In April of 1898 the Russo-Korean Bank closed its doors, the Russian Financial Adviser left, the military instructors packed their bags, and the Russian Legation finally dispensed with its formidable Marine Guard. The visit of Baron Shibusawa to Seoul was shortly followed by the granting of a concession to a Japanese Syndicate for the building of a railway to connect Seoul with Fusan, and Japanese trade and industry now showed a marked increase.

Meanwhile, the Port Arthur leasing agreement had been signed in Peking, and Russia, with her position in Manchuria practically assured owing to the entire failure of British diplomacy in the Far East, and with France and Germany, together with the lesser Continental Powers, forming up behind her, determined, although still outwardly adhering to the terms of the various agreements concluded with Japan, to continue her policy of gradual insinuation into Korea, adopting different methods. The timidity of the British Foreign Office was more responsible for this important decision than it would be discreet to divulge; for once it became clear that England was really a negligible quantity north of the Yangtse, it was obviously absurd to fear Japan.

On the 18th January, Monsieur Pavlow, with his Peking laurels still fresh on his brows, entered Seoul, and his masterly diplomatic hand soon made itself felt. Four points required his immediate attention: the obtaining of a definite foothold for Russia on the Yalu; the securing that the Yalu-Seoul Railwayfor which a French syndicate, as has already been noted, held the concession-should not pass into Japanese hands; the strengthening of the Russian position in Seoul by the creation of fictitious Russian interests; and, finally, the lease of a coaling station in the extreme south of Korea. Round these four points the almost silent Russo-Japanese battle in Korea fiercely raged, the balance swaying now this way and now that, but with the Japanese dead-weight of substantial interests and legitimate aspirations

being often more than outweighed by the really exceptional diplomatic ability, persistence, and knowledge of character possessed by the brilliant Russian Minister.

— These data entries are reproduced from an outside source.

template <int CTP, bool LMV>
__global__ __launch_bounds__(256, LD_WGS) void tpg_loadings_mfma_kernel(const uint4* __restrict__ L,
                                                                   const uint4* __restrict__ UD, int64_t n_lt,
                                                                   int64_t Q, int ct0, int CT,
                                                                   int32_t* __restrict__ out, int Cpad) {
  __shared__ __attribute__((aligned(16))) uint4 ubuf[2][4 * CTP][64];
  const int lane = threadIdx.x & 63, wv = threadIdx.x >> 6;
  const int64_t lt0 = ((int64_t)blockIdx.x * 4 + wv) * LD_NLT;
  v16i acc[LD_NLT][CTP];
#pragma unroll
  for (int t = 0; t < LD_NLT; t++)
#pragma unroll
    for (int c = 0; c < CTP; c++)
#pragma unroll
      for (int r = 0; r < 16; r++) acc[t][c][r] = 0;
  const int Qi = (int)Q;
  const int64_t lt0u = tpg_uniform64_pca(lt0);
  const char* pa[LD_NLT];
#pragma unroll
  for (int t = 0; t < LD_NLT; t++) pa[t] = (const char*)(L + ((lt0u + t < n_lt ? lt0u + t : 0) * Q) * 64);
  auto LDG = [&](const char* p, int blk) {
    uint32_t off = (uint32_t)lane * 16u + (uint32_t)blk * 1024u;
    asm("" : "+v"(off));
    return *(const uint4*)(p + off);
  };
  const int ldq = (lane >> 1) & 1;
  const uint32_t aoff = LMV ? (uint32_t)tpg_lm_piece(lane >> 2, Qi, 0, lane & 1) * 16u : (uint32_t)lane * 16u;
  auto LDA = [&](const char* p, int q, int X) {
    uint32_t off;
    if constexpr (LMV) off = aoff + (uint32_t)tpg_lm_piece(16 * X, Qi, q + ldq < Qi ? q + ldq : Qi - 1, 0) * 16u;
    else off = aoff + (uint32_t)q * 1024u;
    asm("" : "+v"(off));
    return *(const uint4*)(p + off);
  };
  const int lm_src = (((lane & 15) * 4 + ((lane >> 4) & 1) * 2 + (lane >> 5)) * 4);
  constexpr int LD_D = 4;
  static_assert(LD_D % 2 == 0, "the slot of a group's digit fragments is its parity");
  uint4 AR[LD_D][LD_NLT];
#pragma unroll
  for (int d = 0; d < (LMV ? 2 : LD_D - 1); d++)
#pragma unroll
    for (int t = 0; t < LD_NLT; t++) AR[d][t] = LMV ? LDA(pa[t], 0, d) : LDA(pa[t], d < Qi ? d : Qi - 1, 0);
  const char* pu = (const char*)(UD + ct0 * 64);
  uint4 un[2][CTP];
  auto ufrag = [&](int q, int j) {
    const int it = wv + 4 * j;
    return LDG(pu, (q * 4 + it / CTP) * CT + it % CTP);
  };
#pragma unroll
  for (int j = 0; j < CTP; j++) {
    ubuf[0][wv + 4 * j][lane] = ufrag(0, j);
    un[1][j] = ufrag(Qi > 1 ? 1 : 0, j);
  }
  tpg_lds_barrier();
  auto group = [&](auto Cc, auto Mm, int q) {
    constexpr int C = decltype(Cc)::value, M = decltype(Mm)::value;
    const int qa = q + LD_D - 1 < Qi ? q + LD_D - 1 : Qi - 1, qu = q + 2 < Qi ? q + 2 : Qi - 1;
    const int cur = q & 1;
    if constexpr (!LMV) {
#pragma unroll
      for (int t = 0; t < LD_NLT; t++) AR[M][t] = LDA(pa[t], qa, 0);
    } else if constexpr (C % 2 == 0) {
      static_assert(LD_D == 4, "a pair in use, a pair in flight");
      const int qb = q + 2 < Qi ? q + 2 : Qi - 1;
#pragma unroll
      for (int t = 0; t < LD_NLT; t++) {
        AR[(C + 2) % LD_D][t] = LDA(pa[t], qb, 0);
        AR[M][t] = LDA(pa[t], qb, 1);
      }
    }
    uint4 av[LD_NLT];
#pragma unroll
    for (int t = 0; t < LD_NLT; t++) {
      if constexpr (LMV) {
        constexpr int P = C & ~1, dq = C & 1;
        auto turn = [&](uint32_t a, uint32_t b) {
          const uint32_t bs = (uint32_t)__builtin_amdgcn_update_dpp(0, (int)b, 0x4E , 0xF, 0xF, true);
          return (uint32_t)__builtin_amdgcn_ds_bpermute(lm_src ^ (dq ? 8 : 0), (int)(ldq == dq ? a : bs));
        };
        av[t] = make_uint4(turn(AR[P][t].x, AR[P + 1][t].x), turn(AR[P][t].y, AR[P + 1][t].y), turn(AR[P][t].z, AR[P + 1][t].z),
                           turn(AR[P][t].w, AR[P + 1][t].w));
      } else {
        av[t] = AR[C][t];
      }
    }
#pragma unroll
    for (int j = 0; j < CTP; j++) un[C & 1][j] = ufrag(qu, j);
#pragma unroll
    for (int s = 0; s < 4; s++) {
      v4i fg[LD_NLT];
#pragma unroll
      for (int t = 0; t < LD_NLT; t++) {
        const uint32_t w = s == 0 ? av[t].x : s == 1 ? av[t].y : s == 2 ? av[t].z : av[t].w;
#pragma unroll
        for (int k = 0; k < 4; k++) fg[t][k] = (int)tpg_codes(w, k);
      }
#pragma unroll
      for (int c = 0; c < CTP; c++) {
        const uint4 bq = ubuf[cur][s * CTP + c][lane];
        v4i fb = {(int)bq.x, (int)bq.y, (int)bq.z, (int)bq.w};
#pragma unroll
        for (int t = 0; t < LD_NLT; t++) acc[t][c] = MFMA_I8(fg[t], fb, acc[t][c]);
      }
    }
#pragma unroll
    for (int j = 0; j < CTP; j++) ubuf[cur ^ 1][wv + 4 * j][lane] = un[(C & 1) ^ 1][j];
    tpg_lds_barrier();
  };
  for (int q = 0; q < Qi; q += LD_D)
    tpg_pca_static_for<LD_D>([&](auto kk) {
      constexpr int k = decltype(kk)::value;
      if (q + k < Qi) group(std::integral_constant<int, k>{}, std::integral_constant<int, (k + LD_D - 1) % LD_D>{}, q + k);
    });
#pragma unroll
  for (int t = 0; t < LD_NLT; t++) {
    if (lt0 + t >= n_lt) break;
#pragma unroll
    for (int c = 0; c < CTP; c++)
#pragma unroll
      for (int r = 0; r < 16; r++) {
        const int64_t row = (lt0 + t) * 32 + tpg_cd_row(r, lane);
        out[row * Cpad + 32 * (ct0 + c) + (lane & 31)] = acc[t][c][r];
      }
  }
}

__global__ void tpg_loadings_finalize_kernel(const int32_t* __restrict__ acc, int Cpad, int64_t m, int k, int FU,
                                             const double* __restrict__ center, const double* __restrict__ scale,
                                             const double* __restrict__ usum, const double* __restrict__ d,
                                             double* __restrict__ vload) {
  const int64_t total = m * k;
  for (int64_t idx = blockIdx.x * (int64_t)blockDim.x + threadIdx.x; idx < total;
       idx += (int64_t)gridDim.x * blockDim.x) {
    const int kk = (int)(idx % k);
    const int64_t j = idx / k;
    long long S = 0;
#pragma unroll
    for (int t = LD_TU - 1; t >= 0; t--) S = S * 128 + (long long)acc[j * Cpad + kk * LD_TU + t];
    const double gu = ldexp((double)S, -FU);
    vload[j + (int64_t)kk * m] = (gu - center[j] * usum[kk]) / (scale[j] * d[kk]);
  }
}

__global__ __launch_bounds__(1024) void tpg_absmax_kernel(const double* __restrict__ x, int64_t total, double* __restrict__ out) {
  __shared__ double sh[1024];
  double mx = 0;
  bool bad = false;
  for (int64_t i = threadIdx.x; i < total; i += 1024) {
    const double a = fabs(x[i]);
    if (a != a) bad = true;
    mx = a > mx ? a : mx;
  }
  sh[threadIdx.x] = bad ? __longlong_as_double(0x7FF8000000000000ll) : mx;
  __syncthreads();
  for (int w = 512; w > 0; w >>= 1) {
    if ((int)threadIdx.x < w) {
      const double a = sh[threadIdx.x], b = sh[threadIdx.x + w];
      sh[threadIdx.x] = (a != a || b != b) ? __longlong_as_double(0x7FF8000000000000ll) : (a > b ? a : b);
    }
    __syncthreads();
  }
  if (threadIdx.x == 0) out[0] = sh[0];
}
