template <int DT, bool AKC, bool BKC, int EPI, int BNT>
static int launch(GemmArgs a, hipStream_t st) {
  a.nbm = (a.M + BM - 1) / BM;
  a.nbn = (a.N + BNT - 1) / BNT;
  dim3 grid(a.nbm * a.nbn), block(NTHR);
  hipLaunchKernelGGL((gemm_kernel<DT, AKC, BKC, EPI, BNT>), grid, block, 0, st, a);
  CC_LAUNCH_CHECK();
  return CC_OK;
}

static int pp_grid(int64_t tiles) {
  static int cus = 0;
  static std::once_flag once;
  std::call_once(once, [] {
    int dev = 0, n = 0;
    if (hipGetDevice(&dev) == hipSuccess && hipDeviceGetAttribute(&n, hipDeviceAttributeMultiprocessorCount, dev) ==
                                                 hipSuccess && n > 0)
      cus = n;
    else
      cus = 256;
  });
  return (int)(tiles < cus ? tiles : cus);
}

template <bool AKC, bool BKC, int EPI>
static int launch_pp(GemmArgs a, hipStream_t st) {
#ifdef CC_DEBUG_HOOKS
  debug_epi_store(a);
#endif
  a.nbm = (a.M + BM - 1) / BM;
  a.nbn = (a.N + 255) / 256;
  if constexpr (EPI == EPI_ENC || EPI == EPI_DACTS) {
    if (g_pp_fast && a.M % BM == 0 && a.N % 256 == 0 &&
        (EPI == EPI_DACTS ? a.mask_bits != nullptr : a.flag && !a.wave_part0)) {
      if constexpr (AKC && BKC) {
        if ((g_q4 >> (EPI == EPI_ENC ? 0 : 1)) & 1 && a.K % 64 == 0 && a.K >= 128 && a.lda == a.ldb) {
          if constexpr (EPI == EPI_ENC)
            hipLaunchKernelGGL((gemm_q4_enc_kernel<true>), dim3(pp_grid(a.nbm * a.nbn)), dim3(Q4_THREADS), 0, st, a);
          else
            hipLaunchKernelGGL((gemm_q4_kernel<EPI, true>), dim3(pp_grid(a.nbm * a.nbn)), dim3(Q4_THREADS), 0, st, a);
          CC_LAUNCH_CHECK();
          return CC_OK;
        }
      }
      hipLaunchKernelGGL((gemm_pp_kernel<AKC, BKC, EPI, true>), dim3(pp_grid(a.nbm * a.nbn)), dim3(NTHR), 0, st, a);
      CC_LAUNCH_CHECK();
      return CC_OK;
    }
  }
  hipLaunchKernelGGL((gemm_pp_kernel<AKC, BKC, EPI>), dim3(pp_grid(a.nbm * a.nbn)), dim3(NTHR), 0, st, a);
  CC_LAUNCH_CHECK();
  return CC_OK;
}

template <int EPI, bool AKC, bool BKC>
static int launch_dt(int dtype, GemmArgs a, hipStream_t st) {
  if constexpr (!(!AKC && BKC)) {
    if (use_pp(a.N, AKC, BKC, dtype)) return launch_pp<AKC, BKC, EPI>(a, st);
  }
  if constexpr (!BKC) {
    if (pick_bn(a.N, AKC, BKC, dtype) == 288) return launch<CC_BF16, AKC, BKC, EPI, 288>(a, st);
  }
  if (dtype == CC_BF16) return launch<CC_BF16, AKC, BKC, EPI, 256>(a, st);
  if (dtype == CC_F32) return launch<CC_F32, AKC, BKC, EPI, 256>(a, st);
  return CC_ERR_DTYPE;
}

static bool al16(const void* p) { return ((uintptr_t)p & 15) == 0; }

static int check_gemm(const GemmArgs& a, int dtype, bool akc, bool bkc) {
  if (!a.A || !a.B) return CC_ERR_NULL;
  if (dtype != CC_BF16 && dtype != CC_F32) return CC_ERR_DTYPE;
  if (a.M <= 0 || a.N <= 0 || a.K <= 0) return CC_ERR_SHAPE;
  int epc = dtype == CC_BF16 ? 8 : 4;
  if (akc && (a.K % epc)) return CC_ERR_SHAPE;
  if (!akc && (a.M % epc)) return CC_ERR_SHAPE;
  if (bkc && (a.K % epc)) return CC_ERR_SHAPE;
  if (!bkc && (a.N % epc)) return CC_ERR_SHAPE;
  if (a.N % 4 || a.ldo % 4) return CC_ERR_SHAPE;
  if ((a.lda % epc) || (a.ldb % epc)) return CC_ERR_ALIGN;
  if (!al16(a.A) || !al16(a.B)) return CC_ERR_ALIGN;
  int es = dtype == CC_BF16 ? 2 : 4;
  uint64_t ra = akc ? (uint64_t)BM * a.lda * es : (uint64_t)a.K * a.lda * es;
  uint64_t rb = bkc ? (uint64_t)288 * a.ldb * es : (uint64_t)a.K * a.ldb * es;
  if (ra >= MAX_RECORDS || rb >= MAX_RECORDS) return CC_ERR_TOO_LARGE;
  return CC_OK;
}

}

using namespace cc;

extern "C" {

int64_t cc_col_part_rows(int64_t M) { return 2 * ((M + BM - 1) / BM); }
int64_t cc_wave_parts(int64_t M, int64_t N) { return 8 * n_blocks(M, N, 256); }
int64_t cc_wgrad_parts(int64_t h, int64_t K, int dtype) { return 8 * n_blocks(h, K, pick_bn(K, false, false, dtype)); }
int64_t cc_wgrad_tile_sums(int64_t h, int64_t K) { return 2 * n_blocks(h, K, 256) + CC_WGRAD_CLOCK_WORDS; }

int cc_gemm_f32out(const void* A, int a_layout, int64_t lda, const void* Bm, int b_layout, int64_t ldb, float* C,
                   int64_t ldc, int64_t M, int64_t N, int64_t K, int dtype, void* stream) {
  GemmArgs a = {};
  a.A = A; a.B = Bm; a.lda = lda; a.ldb = ldb; a.M = (int)M; a.N = (int)N; a.K = (int)K;
  a.out = C; a.ldo = ldc;
  if (!C) return CC_ERR_NULL;
  if (((uintptr_t)C & 15) != 0) return CC_ERR_ALIGN;
  bool akc = a_layout == CC_LAYOUT_KC, bkc = b_layout == CC_LAYOUT_KC;
  int rc = check_gemm(a, dtype, akc, bkc);
  if (rc) return rc;
  hipStream_t st = (hipStream_t)stream;
  if (akc && bkc) return launch_dt<EPI_F32, true, true>(dtype, a, st);
  if (akc && !bkc) return launch_dt<EPI_F32, true, false>(dtype, a, st);
  if (!akc && bkc) return launch_dt<EPI_F32, false, true>(dtype, a, st);
  return launch_dt<EPI_F32, false, false>(dtype, a, st);
}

It is impossible to chronicle the doings of the five long years beginning in January, 1900, and ending only with the expulsion of the Russian Minister from Korea in February, 1904; for such a record would alone fill an entire volume. But a few salient facts may be picked out to show the parlous position to which Japan in Korea was once more reduced by the incessant working and scheming of one man representing the powerful St. Petersburg Forward Party, which, recognising that the time for action had arrived, had brought about the appointment of Monsieur Pavlow in order to regain the ground lost in 1898.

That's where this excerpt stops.